The practical takeaways translate directly into how you design a long-running agent.

  • Treat context as a curated working set, not an append-only log. Every step does not earn a permanent place in the context. Decide deliberately what stays, what gets masked, and what gets summarized, and prune aggressively, because a lean context outperforms a complete one.
  • Protect the start and end of the context. Given the lost-in-the-middle effect, put the most important standing information, the goal, the key constraints, near the boundaries where the model attends best, not buried in the middle of accumulated history.
  • Strip observations, keep reasoning. The raw outputs are the bulk and rarely need to persist in full. The agent's decisions and logic are the thread that keeps it coherent. Mask the former, preserve the latter.
  • Watch for trajectory drift. If your agent runs longer than it should or fails to recognize when it is done, suspect that your context compression is hiding the stopping signals, which is exactly how summarization extended trajectories in the research.

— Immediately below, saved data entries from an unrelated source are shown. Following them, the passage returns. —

# worldbench/lidarcrafter

Hardware: AMD Instinct MI355X
Metric: denoising-steps/sec, nuScenes 32×1024 range image, 1/2/4/8 GPU (higher is better)
Workload: dtype f16x2-split MFMA, fp32 accumulate (fp32-class accuracy)

## Files before the change

### include/lidarcrafter_hip.h

```cpp
#ifndef LIDARCRAFTER_HIP_H
#define LIDARCRAFTER_HIP_H

#include <stdint.h>

#ifdef __cplusplus
extern "C" {
#endif

#define LC_OK 0
#define LC_EINVAL (-1)
#define LC_EUNSUP (-2)

typedef void* lc_stream_t;

int lc_abi_version(void);
int lc_device_arch(char* buf, int buflen);
int lc_load_code_objects(void);

int64_t lc_packed_conv_weight_elems(int Co, int Ci, int ks);
int lc_pack_conv_weight(const float* w_oihw, float* wp, int Co, int Ci, int ks, lc_stream_t s);
int lc_conv2d_ring_fwd(const float* x, int64_t x_bs, const float* wp, const float* bias,
                       const float* res, int64_t res_bs, float* y, int64_t y_bs,
                       int B, int Ci, int Co, int H, int W, int ks, float out_scale,
                       int tile_cfg , lc_stream_t s);

int64_t lc_packed_conv_weight_f16x2_elems(int Co, int Ci, int ks);
int lc_pack_conv_weight_f16x2(const float* w_oihw, void* wp_hi, void* wp_lo, int Co, int Ci, int ks,
                              float* wmeta, lc_stream_t s);
int lc_pack_conv_weight_f16x2_dx(const float* w_fwd, void* wp_hi, void* wp_lo, int Co, int Ci, int ks,
                                 float* wmeta, const float* wmeta_fwd, lc_stream_t s);
typedef struct lc_weight_pack_job {
    const float* w;
    void *fwd_hi, *fwd_lo;
    float* fwd_meta;
    void *dx_hi, *dx_lo;
    float* dx_meta;
    int Co, Ci, ks, reserved;
} lc_weight_pack_job;
int lc_pack_conv_weights_f16x2_multi(const lc_weight_pack_job* jobs, int n, int with_dx, lc_stream_t s);
typedef struct lc_conv_range {
    float x_scale, x_unscale, amax_scaled, reserved;
} lc_conv_range;
int lc_range_from_tensor(const float* x, int64_t x_bs, int B, int64_t n, lc_conv_range* range,
                         lc_stream_t s);
int lc_range_from_amax(const float* amax, int64_t n, float bound_mult, lc_conv_range* range, lc_stream_t s);
typedef struct lc_oct_stats {
    const float* p;
    int channels, slots;
    int unit;
} lc_oct_stats;
typedef struct lc_gn_stats_input {
    const double* partials;
    int G, nch;
    float eps;
    const float *gamma, *beta, *scale, *shift;
    int64_t ss_bs;
    const lc_oct_stats *os0, *os1;
} lc_gn_stats_input;

int lc_conv2d_ring_f16x2_fwd(const float* x, int64_t x_bs, const void* wp_hi, const void* wp_lo,
                             const float* bias, const float* res, int64_t res_bs, float* y,
                             int64_t y_bs, int B, int Ci, int Co, int H, int W, int ks,
                             float out_scale, int tile_cfg ,
                             const float* gn_coeffs , int gn_cpad,
                             int gn_silu, const lc_gn_stats_input* gn_stats ,
                             float* gn_ostats_out ,
                             int gn_ostats_unit ,
                             const float* wmeta ,
                             lc_conv_range* range ,
                             lc_stream_t s);
int64_t lc_conv2d_ring_f16x2_stats_slots(int B, int Ci, int Co, int H, int W, int ks, int tile_cfg);
int64_t lc_split_act_units(int B, int C, int H, int W);
int lc_groupnorm_apply_split(const float* x, int64_t x_bs, const double* partials, const float* gamma,
                             const float* beta, const float* scale, const float* shift, int64_t ss_bs,
                             void* y_split, int B, int C, int H, int W, int G, float eps, int act_silu,
                             lc_conv_range* range, lc_stream_t s);
int lc_groupnorm_apply_os_split(const float* x, int64_t x_bs, const lc_oct_stats* s0,
                                const lc_oct_stats* s1, const float* gamma, const float* beta,
                                const float* scale, const float* shift, int64_t ss_bs, void* y_split,
                                int B, int C, int H, int W, int G, float eps, int act_silu,
                                lc_conv_range* range, lc_stream_t s);
int lc_conv2d_ring_f16x2_ps_fwd(const void* x_split, const void* wp_hi, const void* wp_lo,
                                const float* bias, const float* res, int64_t res_bs, float* y,
                                int64_t y_bs, int B, int Ci, int Co, int H, int W, float out_scale,
                                int tile_cfg, float* gn_ostats_out ,
                                int gn_ostats_unit ,
                                float* splitk_part , int ksplit,
                                const float* wmeta, lc_conv_range* range, lc_stream_t s);
int lc_conv1x1_f16x2_ps_fwd(const void* x_split, const void* wp_hi, const void* wp_lo, const float* bias,
                            const float* res, int64_t res_bs, float* y, int64_t y_bs, int B, int Ci, int Co,
                            int H, int W, float out_scale, const float* wmeta, lc_conv_range* range,
                            lc_stream_t s);
int64_t lc_splitk_stats_slots(int H, int W);
int lc_splitk_reduce(const float* part, int ksplit, const float* bias, const float* res,
                     int64_t res_bs, float* y, int64_t y_bs, int B, int Co, int H, int W,
                     float out_scale, float* gn_ostats_out, lc_stream_t s);

int lc_groupnorm_coeffs(const float* x, int64_t x_bs, const double* partials, const float* gamma,
                        const float* beta, const float* scale, const float* shift, int64_t ss_bs,
                        float* coeffs, int B, int C, int Cpad, int H, int W, int G, float eps,
                        lc_stream_t s);

int64_t lc_groupnorm_partials_elems(int B, int C, int H, int W, int G);
int lc_groupnorm_stats(const float* x, int64_t x_bs, double* partials, int B, int C, int H, int W,
                       int G, lc_stream_t s);
int lc_groupnorm_apply(const float* x, int64_t x_bs, const double* partials, const float* gamma,
                       const float* beta, const float* scale, const float* shift, int64_t ss_bs,
// ... 265 lines not shown
```

### lidarcrafter_amd/_lib.py

```python
from __future__ import annotations

import ctypes as C
import os

from .build import LIB

i32, i64, f32, f64, vp = C.c_int, C.c_int64, C.c_float, C.c_double, C.c_void_p


class CmOperand(C.Structure):
    _fields_ = [("p", vp), ("bs", i64), ("hs", i64), ("cs", i64)]


_op = C.POINTER(CmOperand)


class OctStats(C.Structure):
    _fields_ = [("p", vp), ("channels", i32), ("slots", i32), ("unit", i32)]


_os = C.POINTER(OctStats)


class GnStatsInput(C.Structure):
    _fields_ = [("partials", vp), ("G", i32), ("nch", i32), ("eps", f32), ("gamma", vp), ("beta", vp),
                ("scale", vp), ("shift", vp), ("ss_bs", i64), ("os0", _os), ("os1", _os)]


_gs = C.POINTER(GnStatsInput)


class RowSegment(C.Structure):
    _fields_ = [("p", vp), ("idx", vp), ("ld", i64), ("width", i32)]


_rs = C.POINTER(RowSegment)


class ConvRange(C.Structure):
    _fields_ = [("x_scale", f32), ("x_unscale", f32), ("amax_scaled", f32), ("reserved", f32)]


SIGNATURES = {
    "lc_abi_version": (i32, []),
    "lc_device_arch": (i32, [C.c_char_p, i32]),
    "lc_load_code_objects": (i32, []),
    "lc_packed_conv_weight_elems": (i64, [i32, i32, i32]),
    "lc_pack_conv_weight": (i32, [vp, vp, i32, i32, i32, vp]),
    "lc_conv2d_ring_fwd": (i32, [vp, i64, vp, vp, vp, i64, vp, i64, i32, i32, i32, i32, i32, i32,
                                 f32, i32, vp]),
    "lc_packed_conv_weight_f16x2_elems": (i64, [i32, i32, i32]),
    "lc_pack_conv_weight_f16x2": (i32, [vp, vp, vp, i32, i32, i32, vp, vp]),
    "lc_pack_conv_weight_f16x2_dx": (i32, [vp, vp, vp, i32, i32, i32, vp, vp, vp]),
    "lc_pack_conv_weights_f16x2_multi": (i32, [vp, i32, i32, vp]),
    "lc_range_from_amax": (i32, [vp, i64, f32, vp, vp]),
    "lc_groupnorm_amax_partials": (i64, [i32, i32, i32, i32, i32, i32]),
    "lc_conv2d_ring_f16x2_fwd": (i32, [vp, i64, vp, vp, vp, vp, i64, vp, i64, i32, i32, i32, i32,
                                       i32, i32, f32, i32, vp, i32, i32, _gs, vp, i32, vp, vp, vp]),
    "lc_split_act_units": (i64, [i32, i32, i32, i32]),
    "lc_groupnorm_apply_split": (i32, [vp, i64, vp, vp, vp, vp, vp, i64, vp, i32, i32, i32, i32, i32,
                                       f32, i32, vp, vp]),
    "lc_groupnorm_apply_os_split": (i32, [vp, i64, _os, _os, vp, vp, vp, vp, i64, vp, i32, i32, i32,
                                          i32, i32, f32, i32, vp, vp]),
    "lc_conv1x1_f16x2_ps_fwd": (i32, [vp, vp, vp, vp, vp, i64, vp, i64, i32, i32, i32, i32, i32, f32, vp, vp, vp]),
    "lc_conv2d_ring_f16x2_ps_fwd": (i32, [vp, vp, vp, vp, vp, i64, vp, i64, i32, i32, i32, i32, i32,
                                          f32, i32, vp, i32, vp, i32, vp, vp, vp]),
    "lc_range_from_tensor": (i32, [vp, i64, i32, i64, vp, vp]),
    "lc_splitk_stats_slots": (i64, [i32, i32]),
    "lc_splitk_reduce": (i32, [vp, i32, vp, vp, i64, vp, i64, i32, i32, i32, i32, f32, vp, vp]),
    "lc_conv2d_ring_f16x2_stats_slots": (i64, [i32, i32, i32, i32, i32, i32, i32]),
    "lc_groupnorm_coeffs": (i32, [vp, i64, vp, vp, vp, vp, vp, i64, vp, i32, i32, i32, i32, i32,
                                  i32, f32, vp]),
    "lc_groupnorm_partials_elems": (i64, [i32, i32, i32, i32, i32]),
    "lc_groupnorm_stats": (i32, [vp, i64, vp, i32, i32, i32, i32, i32, vp]),
    "lc_groupnorm_apply": (i32, [vp, i64, vp, vp, vp, vp, vp, i64, vp, i64, i32, i32, i32, i32,
                                 i32, f32, i32, vp]),
    "lc_groupnorm_apply_train": (i32, [vp, i64, vp, vp, vp, vp, vp, i64, vp, i64, i32, i32, i32, i32,
                                       i32, f32, i32, vp, vp, vp]),
    "lc_groupnorm_apply_os": (i32, [vp, i64, _os, _os, vp, vp, vp, vp, i64, vp, i64, i32, i32, i32,
                                    i32, i32, f32, i32, vp]),
    "lc_conv2d_ring_wgrad_scratch_elems": (i64, [i32, i32, i32, i32, i32, i32]),
    "lc_conv2d_ring_wgrad": (i32, [vp, i64, vp, i64, vp, vp, vp, i32, i32, i32, i32, i32, i32, i32, vp]),
    "lc_conv2d_ring_wgrad_f16x2": (i32, [vp, i64, vp, i64, vp, vp, vp, vp, vp, i32, i32, i32, i32, i32,
                                         i32, i32, vp]),
    "lc_groupnorm_meanrstd": (i32, [vp, i64, vp, vp, i32, i32, i32, i32, i32, f32, vp]),
    "lc_groupnorm_bwd": (i32, [vp, i64, vp, i64, vp, vp, vp, vp, vp, i64, vp, vp, i64, i32, i32, i32,
                               i32, i32, i32, vp]),
    "lc_groupnorm_bwd_train": (i32, [vp, i64, vp, i64, vp, vp, vp, vp, vp, i64, vp, vp, i64, vp, vp, vp, vp,
                                     i32, i32, i32, i32, i32, i32, vp, vp]),
    "lc_resample2x_fwd": (i32, [vp, i64, vp, i64, i32, i32, i32, i32, i32, vp]),
    "lc_resample2x_stats_slots": (i64, [i32, i32, i32]),
    "lc_resample2x_stats_fwd": (i32, [vp, i64, vp, i64, i32, i32, i32, i32, i32, vp, vp]),
    "lc_linear_fwd": (i32, [vp, vp, vp, vp, i32, i32, i32, i32, i32, vp]),
    "lc_sinusoid_fwd": (i32, [vp, vp, i32, i32, f32, vp]),
    "lc_attention_fwd": (i32, [_op, _op, _op, _op, _op, _op, _op, _op, vp, i64, i64, i64,
                               i32, i32, i32, i32, i32, i32, i32, i32, f32, vp]),
    "lc_attention_f16x2_fwd": (i32, [_op, _op, _op, _op, _op, _op, _op, _op, vp, i64, i64, i64,
                                     i32, i32, i32, i32, i32, i32, i32, i32, f32, vp]),
    "lc_conv1x1_f16x2_ps_qkv_fwd": (i32, [vp, vp, vp, vp, vp, i64, vp, i32, i32, i32, i32, i32, i32, vp, vp, vp]),
    "lc_groupnorm_coeffs_os": (i32, [_os, _os, vp, vp, vp, vp, i64, vp, i32, i32, i32, i32, f32, vp]),
    "lc_resample2x_pair_fwd": (i32, [vp, i64, vp, i32, vp, i64, vp, i64, i32, i32, i32, i32, i32, vp]),
    "lc_split_act_fwd": (i32, [vp, i64, vp, i32, i32, i32, i32, vp, vp]),
    "lc_up2_combine9_stats_slots": (i64, [i32, i32]),
    "lc_up2_combine9_fwd": (i32, [vp, i64, vp, vp, i64, i32, i32, i32, i32, vp, vp]),
    "lc_up2_combine9_xup_fwd": (i32, [vp, i64, vp, vp, i64, vp, i64, vp, i64, i32, i32, i32, i32, vp, vp]),
    "lc_attention_units_elems": (i64, [i32, i32, i32, i32]),
    "lc_attention_pack_units": (i32, [_op, vp, i32, i32, i32, i32, i32, i32, i32, i32, i32, vp]),
    "lc_attention_units_fwd": (i32, [_op, _op, vp, vp, i64, i64, i64, i32, i32, i32, i32, i32, i32, i32, i32, f32, vp]),
    "lc_qk_norm_cm_fwd": (i32, [vp, i64, i64, vp, i64, i64, vp, vp, i32, i32, i32, i32, vp]),
    "lc_flow_step_fwd": (i32, [vp, i64, vp, i64, vp, vp, i64, i32, i64, vp]),
    "lc_hdit_rmsnorm_fwd": (i32, [vp, i64, i64, vp, i64, i32, vp, i64, i64, i32, i32, i32, f32, vp]),
    "lc_hdit_geglu_fwd": (i32, [vp, i64, vp, i64, i32, i32, i32, vp]),
    "lc_hdit_qk_prep_fwd": (i32, [vp, i64, i64, vp, i64, i64, vp, vp, vp, i32, i32, i32, i32, vp]),
    "lc_hdit_na_fwd": (i32, [_op, _op, _op, vp, i64, i64, i64, i32, i32, i32, i32, i32, i32, i32, f32, vp]),
    "lc_hdit_space_to_depth_fwd": (i32, [vp, i64, vp, i64, i32, i32, i32, i32, i32, i32, vp]),
    "lc_hdit_depth_to_space_fwd": (i32, [vp, i64, vp, i64, vp, i64, vp, i32, i32, i32, i32, i32, i32, vp]),
    "lc_hdit_tokenize_fwd": (i32, [vp, i64, vp, vp, vp, i64, i32, i32, i32, i32, i32, i32, vp]),
    "lc_hdit_fourier_fwd": (i32, [vp, vp, vp, i32, i32, vp]),
    "lc_hdit_na_train_fwd": (i32, [_op, _op, _op, vp, i64, i64, i64, vp, i32, i32, i32, i32, i32, i32, i32, f32, vp]),
    "lc_hdit_rmsnorm_bwd": (i32, [vp, i64, i64, vp, i64, i32, vp, i64, i64, vp, i64, i64, vp, vp, i64, i32, i32, i32,
                                  f32, vp]),
    "lc_hdit_geglu_bwd": (i32, [vp, i64, vp, i64, vp, i64, i32, i32, i32, vp]),
    "lc_hdit_qk_prep_bwd": (i32, [vp, i64, i64, vp, i64, i64, vp, i64, i64, vp, i64, i64, vp, i64, i64, vp, i64, i64,
                                  vp, vp, vp, vp, vp, i32, i32, i32, i32, vp]),
    "lc_hdit_na_bwd": (i32, [_op, _op, _op, _op, _op, vp, vp, vp, vp, vp, i32, i32, i32, i32, i32, i32, i32, f32, vp]),
    "lc_hdit_lerp_bwd": (i32, [vp, i64, vp, i64, vp, i64, vp, vp, i64, vp, i64, vp, i32, i32, i32, i32, i32, i32, vp]),
    "lc_groupnorm_jvp_partials_elems": (i64, [i32, i32, i32, i32, i32]),
    "lc_groupnorm_jvp_stats": (i32, [vp, i64, vp, i64, vp, i32, i32, i32, i32, i32, vp]),
    "lc_groupnorm_jvp_apply_train": (i32, [vp, i64, vp, i64, vp, vp, vp, vp, vp, vp, vp, i64, vp, i64, vp, i64,
                                           i32, i32, i32, i32, i32, f32, i32, vp, vp, vp, vp]),
    "lc_qk_norm_cm_jvp": (i32, [vp, i64, i64, vp, i64, i64, vp, vp, i64, i64, vp, i64, i64, i32, i32, i32, i32, vp]),
    "lc_qk_norm_cm_bwd_partials": (i64, [i32, i32, i32]),
    "lc_qk_norm_cm_bwd": (i32, [vp, i64, i64, vp, i64, i64, vp, vp, i64, i64, vp, vp, i32, i32, i32, i32, vp]),
# ... 102 lines not shown
```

This kind of context discipline is part of what separates an agent that holds together across a real task from a demo that works for three steps and falls apart on the fourth. We apply it directly in the agents we build, including LadenX, the AI site-reliability engineer we built, where a coherent agent that remembers what it has already tried on a server is the difference between methodical diagnosis and a confused loop that repeats failed actions. Seeing exactly what it remembered and acted on is itself a job for agent observability that traces every span, so a context bug shows up as a replayable trace rather than a mystery. An agent operating on real infrastructure cannot afford to forget what it did two steps ago, because forgetting there means repeating a command that already did not work, or worse.

The coherent agent

The agent that stays coherent across a long task is not running a bigger model or a longer context window. It is running disciplined context management: a small, relevant, well-organized working set that keeps the goal and the recent reasoning front and center, sheds the bulky observations it no longer needs, and compresses only the complex history that genuinely must be retained. That agent remembers what it was doing because you engineered it to remember the right things and forget the rest.

The failure mode of the forgetful agent is not a model that cannot reason. It is a context so cluttered the reasoning has nothing clean to work with. Fix the context and the coherence follows, because the model was capable the whole time. It just could not see past the noise you let pile up around the task.